Records from a dataset:
********
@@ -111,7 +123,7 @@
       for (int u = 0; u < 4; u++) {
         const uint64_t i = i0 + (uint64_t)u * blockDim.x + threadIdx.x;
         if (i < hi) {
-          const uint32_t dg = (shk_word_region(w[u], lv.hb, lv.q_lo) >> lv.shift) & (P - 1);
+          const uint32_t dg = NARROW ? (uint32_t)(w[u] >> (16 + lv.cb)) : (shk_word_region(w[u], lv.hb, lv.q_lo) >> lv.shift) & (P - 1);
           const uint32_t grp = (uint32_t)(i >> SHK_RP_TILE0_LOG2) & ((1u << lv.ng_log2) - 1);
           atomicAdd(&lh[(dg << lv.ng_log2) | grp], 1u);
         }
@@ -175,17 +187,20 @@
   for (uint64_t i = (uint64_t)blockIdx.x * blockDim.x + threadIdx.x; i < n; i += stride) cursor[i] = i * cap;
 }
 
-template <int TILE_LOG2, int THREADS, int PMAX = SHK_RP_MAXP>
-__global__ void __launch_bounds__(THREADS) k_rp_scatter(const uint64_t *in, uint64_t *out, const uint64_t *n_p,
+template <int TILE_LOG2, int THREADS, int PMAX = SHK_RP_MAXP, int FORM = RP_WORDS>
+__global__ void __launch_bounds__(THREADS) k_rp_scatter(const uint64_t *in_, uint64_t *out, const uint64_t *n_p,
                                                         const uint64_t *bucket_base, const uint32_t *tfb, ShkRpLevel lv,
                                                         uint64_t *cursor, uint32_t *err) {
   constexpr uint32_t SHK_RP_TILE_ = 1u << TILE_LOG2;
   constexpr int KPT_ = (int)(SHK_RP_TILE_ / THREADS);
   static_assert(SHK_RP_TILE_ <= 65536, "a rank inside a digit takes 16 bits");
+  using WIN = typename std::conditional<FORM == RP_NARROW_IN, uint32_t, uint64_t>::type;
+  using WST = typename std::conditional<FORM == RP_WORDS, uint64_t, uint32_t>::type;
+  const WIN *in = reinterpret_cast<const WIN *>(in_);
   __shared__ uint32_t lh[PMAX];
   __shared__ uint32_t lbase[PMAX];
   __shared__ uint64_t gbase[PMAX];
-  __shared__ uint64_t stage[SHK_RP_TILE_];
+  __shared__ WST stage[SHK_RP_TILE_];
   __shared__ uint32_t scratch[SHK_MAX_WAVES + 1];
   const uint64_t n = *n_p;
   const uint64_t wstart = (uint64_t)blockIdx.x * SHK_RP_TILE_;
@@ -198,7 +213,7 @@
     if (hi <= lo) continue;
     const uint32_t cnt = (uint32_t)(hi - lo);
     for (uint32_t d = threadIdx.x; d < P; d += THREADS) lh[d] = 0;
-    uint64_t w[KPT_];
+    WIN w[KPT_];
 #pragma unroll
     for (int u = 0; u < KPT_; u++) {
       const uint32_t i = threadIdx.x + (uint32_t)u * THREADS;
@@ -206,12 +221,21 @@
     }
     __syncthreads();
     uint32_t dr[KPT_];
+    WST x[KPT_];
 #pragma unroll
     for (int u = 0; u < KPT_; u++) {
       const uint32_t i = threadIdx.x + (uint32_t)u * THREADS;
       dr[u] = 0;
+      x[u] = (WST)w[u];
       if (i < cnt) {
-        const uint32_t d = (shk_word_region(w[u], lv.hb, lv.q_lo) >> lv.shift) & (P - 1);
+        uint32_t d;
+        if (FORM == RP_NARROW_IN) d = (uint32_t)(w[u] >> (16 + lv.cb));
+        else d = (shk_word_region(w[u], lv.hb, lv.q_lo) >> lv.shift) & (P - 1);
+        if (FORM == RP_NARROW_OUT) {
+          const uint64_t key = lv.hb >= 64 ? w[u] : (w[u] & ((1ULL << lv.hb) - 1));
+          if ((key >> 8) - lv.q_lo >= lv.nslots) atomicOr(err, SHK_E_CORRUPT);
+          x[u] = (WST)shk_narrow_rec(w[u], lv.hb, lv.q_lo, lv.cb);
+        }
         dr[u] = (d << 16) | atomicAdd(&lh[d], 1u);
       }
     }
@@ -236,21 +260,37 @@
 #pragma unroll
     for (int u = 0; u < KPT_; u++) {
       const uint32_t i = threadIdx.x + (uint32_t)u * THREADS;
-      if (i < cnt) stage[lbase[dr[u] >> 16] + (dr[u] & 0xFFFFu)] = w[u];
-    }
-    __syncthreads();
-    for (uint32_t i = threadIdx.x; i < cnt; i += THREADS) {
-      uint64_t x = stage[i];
********
-- Goal of the exercise --
What is needed is an exact copy of the lines from the one containing "0xFFFFu)] = w[u];" through the final line of the data, both included, and nothing more.

-- Task response --
-      if (i < cnt) stage[lbase[dr[u] >> 16] + (dr[u] & 0xFFFFu)] = w[u];
-    }
-    __syncthreads();
-    for (uint32_t i = threadIdx.x; i < cnt; i += THREADS) {
-      uint64_t x = stage[i];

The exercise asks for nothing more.